:: Exercise data ::

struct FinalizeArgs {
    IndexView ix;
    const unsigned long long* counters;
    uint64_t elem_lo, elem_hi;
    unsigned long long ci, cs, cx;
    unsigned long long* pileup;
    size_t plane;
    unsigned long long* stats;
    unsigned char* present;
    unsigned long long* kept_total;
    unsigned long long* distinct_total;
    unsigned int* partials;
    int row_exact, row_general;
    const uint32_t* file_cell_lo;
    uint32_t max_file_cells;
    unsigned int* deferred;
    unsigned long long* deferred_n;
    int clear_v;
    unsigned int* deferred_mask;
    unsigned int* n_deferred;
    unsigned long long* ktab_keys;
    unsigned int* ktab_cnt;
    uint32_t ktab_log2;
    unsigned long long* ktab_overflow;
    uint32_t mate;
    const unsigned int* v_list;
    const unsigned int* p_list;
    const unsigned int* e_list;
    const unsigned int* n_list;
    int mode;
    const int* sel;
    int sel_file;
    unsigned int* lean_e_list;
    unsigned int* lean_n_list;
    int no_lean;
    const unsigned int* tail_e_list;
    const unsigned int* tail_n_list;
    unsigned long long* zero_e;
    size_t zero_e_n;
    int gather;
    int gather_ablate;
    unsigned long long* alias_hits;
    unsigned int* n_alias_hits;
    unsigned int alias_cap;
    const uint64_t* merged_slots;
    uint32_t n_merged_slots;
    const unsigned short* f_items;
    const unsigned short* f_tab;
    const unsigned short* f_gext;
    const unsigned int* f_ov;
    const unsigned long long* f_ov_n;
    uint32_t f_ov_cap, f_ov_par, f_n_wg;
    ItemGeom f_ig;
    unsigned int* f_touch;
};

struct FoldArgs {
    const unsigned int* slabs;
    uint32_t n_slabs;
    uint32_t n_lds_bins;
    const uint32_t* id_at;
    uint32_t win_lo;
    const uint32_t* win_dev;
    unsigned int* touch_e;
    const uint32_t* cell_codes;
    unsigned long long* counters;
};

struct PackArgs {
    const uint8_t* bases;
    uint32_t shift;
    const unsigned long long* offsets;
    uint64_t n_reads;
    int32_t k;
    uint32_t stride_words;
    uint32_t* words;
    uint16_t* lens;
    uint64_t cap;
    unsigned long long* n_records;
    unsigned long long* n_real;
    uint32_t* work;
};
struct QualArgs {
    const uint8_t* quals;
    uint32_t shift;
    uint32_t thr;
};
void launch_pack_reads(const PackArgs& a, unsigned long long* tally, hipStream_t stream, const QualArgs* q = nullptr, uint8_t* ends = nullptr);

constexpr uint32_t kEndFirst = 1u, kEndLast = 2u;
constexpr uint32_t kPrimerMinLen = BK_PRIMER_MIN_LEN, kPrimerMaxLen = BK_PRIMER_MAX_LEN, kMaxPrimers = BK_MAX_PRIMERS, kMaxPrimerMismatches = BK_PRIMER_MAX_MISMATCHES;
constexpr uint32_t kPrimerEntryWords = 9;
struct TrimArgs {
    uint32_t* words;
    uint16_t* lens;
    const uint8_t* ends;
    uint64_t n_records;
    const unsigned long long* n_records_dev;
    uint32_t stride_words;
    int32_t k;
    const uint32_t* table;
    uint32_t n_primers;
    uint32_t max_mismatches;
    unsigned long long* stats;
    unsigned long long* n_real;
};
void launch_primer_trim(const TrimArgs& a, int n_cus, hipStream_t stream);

:::
:: Exercise data ::

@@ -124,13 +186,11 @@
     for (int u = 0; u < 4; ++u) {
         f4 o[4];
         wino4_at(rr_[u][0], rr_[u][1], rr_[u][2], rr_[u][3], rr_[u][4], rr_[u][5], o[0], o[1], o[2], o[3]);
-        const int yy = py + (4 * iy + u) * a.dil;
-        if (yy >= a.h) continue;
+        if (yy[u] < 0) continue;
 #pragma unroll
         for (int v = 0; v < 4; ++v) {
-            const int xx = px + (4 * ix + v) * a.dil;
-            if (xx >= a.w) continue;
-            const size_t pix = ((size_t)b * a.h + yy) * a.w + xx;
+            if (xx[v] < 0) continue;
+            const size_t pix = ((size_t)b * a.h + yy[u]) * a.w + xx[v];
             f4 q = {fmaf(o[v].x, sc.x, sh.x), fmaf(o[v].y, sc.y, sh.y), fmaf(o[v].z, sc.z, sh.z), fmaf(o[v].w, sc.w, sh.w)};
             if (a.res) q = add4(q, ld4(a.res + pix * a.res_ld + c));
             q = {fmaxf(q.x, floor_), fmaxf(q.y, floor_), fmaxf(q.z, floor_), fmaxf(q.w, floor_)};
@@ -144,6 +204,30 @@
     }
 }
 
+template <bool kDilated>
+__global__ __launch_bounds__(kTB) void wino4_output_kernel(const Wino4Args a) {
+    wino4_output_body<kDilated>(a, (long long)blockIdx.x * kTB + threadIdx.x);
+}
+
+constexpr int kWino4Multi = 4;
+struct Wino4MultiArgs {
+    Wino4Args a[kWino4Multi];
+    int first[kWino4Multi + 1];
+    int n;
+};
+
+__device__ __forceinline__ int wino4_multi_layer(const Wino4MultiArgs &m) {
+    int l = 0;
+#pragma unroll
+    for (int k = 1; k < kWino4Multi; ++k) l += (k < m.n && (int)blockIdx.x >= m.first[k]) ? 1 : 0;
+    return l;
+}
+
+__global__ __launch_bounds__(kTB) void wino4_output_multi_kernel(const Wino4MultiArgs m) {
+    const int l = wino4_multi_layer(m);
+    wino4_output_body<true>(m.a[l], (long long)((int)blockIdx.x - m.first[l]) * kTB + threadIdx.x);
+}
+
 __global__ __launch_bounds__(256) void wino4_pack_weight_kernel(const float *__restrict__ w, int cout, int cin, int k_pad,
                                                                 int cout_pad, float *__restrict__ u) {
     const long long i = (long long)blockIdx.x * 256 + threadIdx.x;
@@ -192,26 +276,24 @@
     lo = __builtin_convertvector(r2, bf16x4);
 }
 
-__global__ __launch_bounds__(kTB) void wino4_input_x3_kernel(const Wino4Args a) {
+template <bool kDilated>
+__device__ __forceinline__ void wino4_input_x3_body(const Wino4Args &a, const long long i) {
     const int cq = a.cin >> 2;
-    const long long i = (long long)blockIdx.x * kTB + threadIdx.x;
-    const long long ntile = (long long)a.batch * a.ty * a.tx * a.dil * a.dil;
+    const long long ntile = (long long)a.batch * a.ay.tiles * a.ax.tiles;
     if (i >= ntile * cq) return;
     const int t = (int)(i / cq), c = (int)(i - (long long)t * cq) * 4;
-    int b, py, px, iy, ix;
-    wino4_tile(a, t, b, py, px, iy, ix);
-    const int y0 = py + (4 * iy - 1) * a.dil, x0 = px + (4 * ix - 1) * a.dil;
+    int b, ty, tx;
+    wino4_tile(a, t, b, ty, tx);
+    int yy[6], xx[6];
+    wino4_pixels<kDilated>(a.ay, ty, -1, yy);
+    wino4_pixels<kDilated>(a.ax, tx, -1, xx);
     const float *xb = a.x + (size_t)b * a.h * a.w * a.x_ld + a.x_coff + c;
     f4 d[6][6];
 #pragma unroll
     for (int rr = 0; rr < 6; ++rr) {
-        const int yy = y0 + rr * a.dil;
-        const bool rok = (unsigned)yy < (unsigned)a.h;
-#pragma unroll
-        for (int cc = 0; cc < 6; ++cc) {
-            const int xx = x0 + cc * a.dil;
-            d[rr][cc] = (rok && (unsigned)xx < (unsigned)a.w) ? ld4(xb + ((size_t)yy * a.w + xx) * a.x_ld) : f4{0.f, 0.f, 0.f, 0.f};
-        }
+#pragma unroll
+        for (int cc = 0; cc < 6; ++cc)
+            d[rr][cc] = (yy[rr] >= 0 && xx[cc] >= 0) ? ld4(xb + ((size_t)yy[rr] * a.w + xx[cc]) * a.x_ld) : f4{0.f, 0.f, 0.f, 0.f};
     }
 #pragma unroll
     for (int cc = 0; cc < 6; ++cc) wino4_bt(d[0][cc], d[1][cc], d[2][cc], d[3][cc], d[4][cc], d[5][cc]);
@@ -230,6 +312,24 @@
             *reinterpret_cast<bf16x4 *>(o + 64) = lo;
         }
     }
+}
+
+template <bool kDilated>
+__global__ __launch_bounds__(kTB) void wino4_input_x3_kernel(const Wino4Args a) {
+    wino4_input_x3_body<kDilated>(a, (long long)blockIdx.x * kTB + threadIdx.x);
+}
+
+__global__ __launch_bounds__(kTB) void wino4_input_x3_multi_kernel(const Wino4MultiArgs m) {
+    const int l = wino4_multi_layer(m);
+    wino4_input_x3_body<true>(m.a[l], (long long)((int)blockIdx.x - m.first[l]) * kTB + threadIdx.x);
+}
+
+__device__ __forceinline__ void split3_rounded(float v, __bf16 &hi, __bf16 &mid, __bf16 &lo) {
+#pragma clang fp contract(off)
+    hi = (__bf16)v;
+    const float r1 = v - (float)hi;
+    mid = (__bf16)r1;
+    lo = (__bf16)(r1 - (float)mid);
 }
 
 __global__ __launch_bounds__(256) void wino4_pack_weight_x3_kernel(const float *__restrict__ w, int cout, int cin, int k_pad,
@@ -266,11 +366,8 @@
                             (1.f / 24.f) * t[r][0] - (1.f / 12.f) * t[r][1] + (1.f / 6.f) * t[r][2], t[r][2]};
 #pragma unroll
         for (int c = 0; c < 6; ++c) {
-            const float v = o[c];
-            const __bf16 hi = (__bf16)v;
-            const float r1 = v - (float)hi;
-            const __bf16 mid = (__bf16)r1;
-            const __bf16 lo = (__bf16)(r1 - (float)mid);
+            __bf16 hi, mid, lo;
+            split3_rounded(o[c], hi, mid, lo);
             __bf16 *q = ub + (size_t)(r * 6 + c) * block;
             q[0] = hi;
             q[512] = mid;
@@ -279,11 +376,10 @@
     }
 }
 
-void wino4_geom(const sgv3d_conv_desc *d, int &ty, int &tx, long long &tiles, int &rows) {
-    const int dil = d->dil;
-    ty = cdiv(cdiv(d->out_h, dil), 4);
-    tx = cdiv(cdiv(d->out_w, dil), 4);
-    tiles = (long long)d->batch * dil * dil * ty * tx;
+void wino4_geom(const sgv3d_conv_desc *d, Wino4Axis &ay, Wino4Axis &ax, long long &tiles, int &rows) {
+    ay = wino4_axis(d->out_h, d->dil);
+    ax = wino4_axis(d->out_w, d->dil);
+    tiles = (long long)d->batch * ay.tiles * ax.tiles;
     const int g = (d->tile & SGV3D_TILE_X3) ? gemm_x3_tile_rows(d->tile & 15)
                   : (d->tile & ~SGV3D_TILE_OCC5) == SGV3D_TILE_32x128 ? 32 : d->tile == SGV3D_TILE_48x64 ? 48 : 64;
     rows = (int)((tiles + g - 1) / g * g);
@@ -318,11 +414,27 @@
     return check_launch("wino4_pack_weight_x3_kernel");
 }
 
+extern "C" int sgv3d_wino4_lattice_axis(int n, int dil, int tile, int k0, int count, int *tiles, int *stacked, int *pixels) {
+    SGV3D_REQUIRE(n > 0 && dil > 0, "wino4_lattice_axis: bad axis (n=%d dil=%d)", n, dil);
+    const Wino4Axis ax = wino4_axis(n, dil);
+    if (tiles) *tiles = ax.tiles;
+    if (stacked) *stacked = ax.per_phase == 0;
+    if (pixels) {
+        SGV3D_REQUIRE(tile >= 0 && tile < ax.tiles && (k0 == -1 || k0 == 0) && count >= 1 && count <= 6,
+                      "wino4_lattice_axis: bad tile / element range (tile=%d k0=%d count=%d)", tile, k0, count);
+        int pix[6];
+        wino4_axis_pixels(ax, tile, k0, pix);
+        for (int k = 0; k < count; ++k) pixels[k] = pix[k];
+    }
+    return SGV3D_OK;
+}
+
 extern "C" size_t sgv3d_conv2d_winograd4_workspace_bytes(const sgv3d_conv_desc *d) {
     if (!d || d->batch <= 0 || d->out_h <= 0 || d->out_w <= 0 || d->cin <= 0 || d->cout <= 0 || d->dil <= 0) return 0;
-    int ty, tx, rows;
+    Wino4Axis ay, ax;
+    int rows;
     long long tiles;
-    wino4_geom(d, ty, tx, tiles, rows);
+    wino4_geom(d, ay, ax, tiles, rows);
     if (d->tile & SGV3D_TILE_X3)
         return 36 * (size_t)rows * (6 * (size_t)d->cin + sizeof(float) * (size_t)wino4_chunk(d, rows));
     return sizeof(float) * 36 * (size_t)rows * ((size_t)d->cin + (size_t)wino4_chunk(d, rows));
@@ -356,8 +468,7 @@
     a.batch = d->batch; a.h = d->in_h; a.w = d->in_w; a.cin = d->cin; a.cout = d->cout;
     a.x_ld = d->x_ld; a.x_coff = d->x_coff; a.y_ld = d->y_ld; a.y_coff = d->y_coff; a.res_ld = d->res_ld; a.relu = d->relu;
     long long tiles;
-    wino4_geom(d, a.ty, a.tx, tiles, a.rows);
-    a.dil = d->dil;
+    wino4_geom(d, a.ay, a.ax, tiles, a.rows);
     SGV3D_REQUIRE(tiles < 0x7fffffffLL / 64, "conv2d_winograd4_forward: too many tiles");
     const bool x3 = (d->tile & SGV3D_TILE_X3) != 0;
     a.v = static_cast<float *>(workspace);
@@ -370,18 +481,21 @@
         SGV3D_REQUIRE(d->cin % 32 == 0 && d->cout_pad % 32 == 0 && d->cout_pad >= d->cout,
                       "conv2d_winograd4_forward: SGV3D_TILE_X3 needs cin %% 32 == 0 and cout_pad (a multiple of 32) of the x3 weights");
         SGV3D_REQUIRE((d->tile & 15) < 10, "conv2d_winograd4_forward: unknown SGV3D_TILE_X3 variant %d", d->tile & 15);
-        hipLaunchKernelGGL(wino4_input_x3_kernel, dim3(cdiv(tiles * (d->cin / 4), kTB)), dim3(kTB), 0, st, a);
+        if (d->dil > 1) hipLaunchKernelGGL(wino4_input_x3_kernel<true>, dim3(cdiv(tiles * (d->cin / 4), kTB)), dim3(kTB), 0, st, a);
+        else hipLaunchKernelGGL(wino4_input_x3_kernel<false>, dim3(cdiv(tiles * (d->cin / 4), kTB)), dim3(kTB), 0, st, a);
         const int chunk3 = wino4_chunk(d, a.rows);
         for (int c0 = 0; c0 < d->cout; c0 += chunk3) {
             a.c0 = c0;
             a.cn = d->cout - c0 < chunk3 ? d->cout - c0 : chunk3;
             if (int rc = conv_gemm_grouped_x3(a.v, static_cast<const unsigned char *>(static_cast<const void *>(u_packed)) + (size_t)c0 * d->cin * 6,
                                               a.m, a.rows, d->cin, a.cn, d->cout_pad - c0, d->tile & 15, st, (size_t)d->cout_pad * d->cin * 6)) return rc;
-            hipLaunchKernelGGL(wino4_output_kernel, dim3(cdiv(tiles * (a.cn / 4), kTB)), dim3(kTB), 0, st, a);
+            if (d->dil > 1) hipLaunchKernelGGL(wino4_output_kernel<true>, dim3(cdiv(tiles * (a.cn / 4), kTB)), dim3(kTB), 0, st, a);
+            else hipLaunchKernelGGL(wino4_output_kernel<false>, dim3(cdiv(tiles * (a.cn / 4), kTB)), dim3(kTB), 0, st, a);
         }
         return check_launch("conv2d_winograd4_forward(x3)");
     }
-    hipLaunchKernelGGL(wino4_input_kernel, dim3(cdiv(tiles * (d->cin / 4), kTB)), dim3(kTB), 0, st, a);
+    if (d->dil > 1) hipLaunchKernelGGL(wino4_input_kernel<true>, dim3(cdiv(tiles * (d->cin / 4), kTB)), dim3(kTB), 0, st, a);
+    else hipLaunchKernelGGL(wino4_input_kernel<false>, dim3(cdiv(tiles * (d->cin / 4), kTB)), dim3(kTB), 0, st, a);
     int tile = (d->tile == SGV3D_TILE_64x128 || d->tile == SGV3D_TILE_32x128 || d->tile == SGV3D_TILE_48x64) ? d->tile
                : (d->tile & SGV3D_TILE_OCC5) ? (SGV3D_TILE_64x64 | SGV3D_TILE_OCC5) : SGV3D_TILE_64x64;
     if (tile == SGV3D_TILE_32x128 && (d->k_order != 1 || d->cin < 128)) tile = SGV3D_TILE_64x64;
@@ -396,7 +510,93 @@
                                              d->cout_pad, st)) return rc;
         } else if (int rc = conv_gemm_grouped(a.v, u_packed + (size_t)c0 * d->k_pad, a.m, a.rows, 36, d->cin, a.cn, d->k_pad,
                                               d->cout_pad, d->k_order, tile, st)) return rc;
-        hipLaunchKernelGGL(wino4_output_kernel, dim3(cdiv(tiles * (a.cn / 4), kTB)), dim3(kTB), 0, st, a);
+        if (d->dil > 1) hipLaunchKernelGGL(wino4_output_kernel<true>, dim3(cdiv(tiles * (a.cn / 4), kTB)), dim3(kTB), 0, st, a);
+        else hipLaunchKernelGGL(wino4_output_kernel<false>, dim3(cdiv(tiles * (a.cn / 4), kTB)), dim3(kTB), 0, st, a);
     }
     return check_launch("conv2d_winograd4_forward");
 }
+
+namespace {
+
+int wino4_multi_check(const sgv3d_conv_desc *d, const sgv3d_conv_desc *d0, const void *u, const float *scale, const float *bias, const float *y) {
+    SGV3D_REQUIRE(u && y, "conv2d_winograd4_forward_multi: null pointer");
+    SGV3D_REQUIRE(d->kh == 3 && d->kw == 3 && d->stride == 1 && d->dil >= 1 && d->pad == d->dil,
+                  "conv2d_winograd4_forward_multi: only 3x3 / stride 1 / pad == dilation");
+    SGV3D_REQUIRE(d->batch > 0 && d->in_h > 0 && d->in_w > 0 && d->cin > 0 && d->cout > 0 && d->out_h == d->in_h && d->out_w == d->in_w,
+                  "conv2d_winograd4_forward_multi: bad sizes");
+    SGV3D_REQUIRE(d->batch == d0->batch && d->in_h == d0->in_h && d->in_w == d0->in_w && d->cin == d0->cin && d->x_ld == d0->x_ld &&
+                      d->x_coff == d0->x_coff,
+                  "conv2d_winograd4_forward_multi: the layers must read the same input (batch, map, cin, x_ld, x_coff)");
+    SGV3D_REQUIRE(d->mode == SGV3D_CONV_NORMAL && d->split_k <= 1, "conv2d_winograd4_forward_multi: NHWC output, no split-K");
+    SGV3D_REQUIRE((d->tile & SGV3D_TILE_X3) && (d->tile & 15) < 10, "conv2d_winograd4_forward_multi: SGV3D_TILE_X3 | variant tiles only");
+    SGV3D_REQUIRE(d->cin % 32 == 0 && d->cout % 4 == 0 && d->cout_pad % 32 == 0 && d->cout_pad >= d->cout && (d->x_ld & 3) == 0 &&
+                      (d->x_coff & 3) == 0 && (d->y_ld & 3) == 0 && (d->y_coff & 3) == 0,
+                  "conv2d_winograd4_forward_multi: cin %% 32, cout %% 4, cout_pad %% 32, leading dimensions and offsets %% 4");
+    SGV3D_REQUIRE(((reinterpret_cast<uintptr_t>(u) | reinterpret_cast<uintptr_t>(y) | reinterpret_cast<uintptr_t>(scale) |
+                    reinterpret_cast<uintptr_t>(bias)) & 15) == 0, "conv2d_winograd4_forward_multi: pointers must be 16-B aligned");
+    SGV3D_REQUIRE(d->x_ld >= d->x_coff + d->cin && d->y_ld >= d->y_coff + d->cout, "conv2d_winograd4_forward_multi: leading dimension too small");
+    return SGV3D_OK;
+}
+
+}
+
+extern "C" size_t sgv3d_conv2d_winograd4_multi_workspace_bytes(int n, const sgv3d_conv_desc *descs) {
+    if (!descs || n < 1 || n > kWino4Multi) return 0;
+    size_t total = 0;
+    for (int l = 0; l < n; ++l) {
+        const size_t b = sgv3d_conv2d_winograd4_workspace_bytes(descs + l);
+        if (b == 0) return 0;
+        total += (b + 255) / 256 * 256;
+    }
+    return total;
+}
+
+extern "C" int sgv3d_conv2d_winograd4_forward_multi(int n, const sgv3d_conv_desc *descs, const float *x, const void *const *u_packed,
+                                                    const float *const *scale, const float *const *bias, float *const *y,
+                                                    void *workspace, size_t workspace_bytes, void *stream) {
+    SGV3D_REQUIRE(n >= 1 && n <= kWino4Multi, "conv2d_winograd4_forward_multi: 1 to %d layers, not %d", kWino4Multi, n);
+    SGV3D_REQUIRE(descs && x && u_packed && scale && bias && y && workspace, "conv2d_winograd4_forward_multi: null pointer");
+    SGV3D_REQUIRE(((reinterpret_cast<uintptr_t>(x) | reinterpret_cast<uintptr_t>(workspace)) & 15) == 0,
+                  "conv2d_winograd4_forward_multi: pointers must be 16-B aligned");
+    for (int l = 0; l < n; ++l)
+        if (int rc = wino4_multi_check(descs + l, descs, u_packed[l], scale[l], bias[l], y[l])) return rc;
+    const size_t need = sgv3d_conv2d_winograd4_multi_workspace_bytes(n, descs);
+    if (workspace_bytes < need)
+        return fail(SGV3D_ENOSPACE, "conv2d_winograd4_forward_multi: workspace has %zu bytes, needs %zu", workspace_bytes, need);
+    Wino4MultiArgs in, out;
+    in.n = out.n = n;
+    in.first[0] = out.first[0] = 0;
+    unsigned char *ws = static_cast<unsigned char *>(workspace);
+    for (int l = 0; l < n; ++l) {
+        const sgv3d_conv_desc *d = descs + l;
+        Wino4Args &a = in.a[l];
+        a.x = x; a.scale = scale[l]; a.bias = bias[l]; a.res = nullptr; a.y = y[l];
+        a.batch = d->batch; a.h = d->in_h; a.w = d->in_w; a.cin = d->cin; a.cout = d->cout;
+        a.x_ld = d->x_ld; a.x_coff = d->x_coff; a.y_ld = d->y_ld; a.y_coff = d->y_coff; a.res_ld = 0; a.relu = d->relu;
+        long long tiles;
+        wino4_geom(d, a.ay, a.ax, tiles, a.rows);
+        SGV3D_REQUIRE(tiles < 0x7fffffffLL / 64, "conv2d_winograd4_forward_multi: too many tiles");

:::

Starting at the line that has "hi, mid, lo);" in the records above, restate word for word every line until the one that has "dil * ty * tx;", and include that one as well.

+            split3_rounded(o[c], hi, mid, lo);
             __bf16 *q = ub + (size_t)(r * 6 + c) * block;
             q[0] = hi;
             q[512] = mid;
@@ -279,11 +376,10 @@
     }
 }
 
-void wino4_geom(const sgv3d_conv_desc *d, int &ty, int &tx, long long &tiles, int &rows) {
-    const int dil = d->dil;
-    ty = cdiv(cdiv(d->out_h, dil), 4);
-    tx = cdiv(cdiv(d->out_w, dil), 4);
-    tiles = (long long)d->batch * dil * dil * ty * tx;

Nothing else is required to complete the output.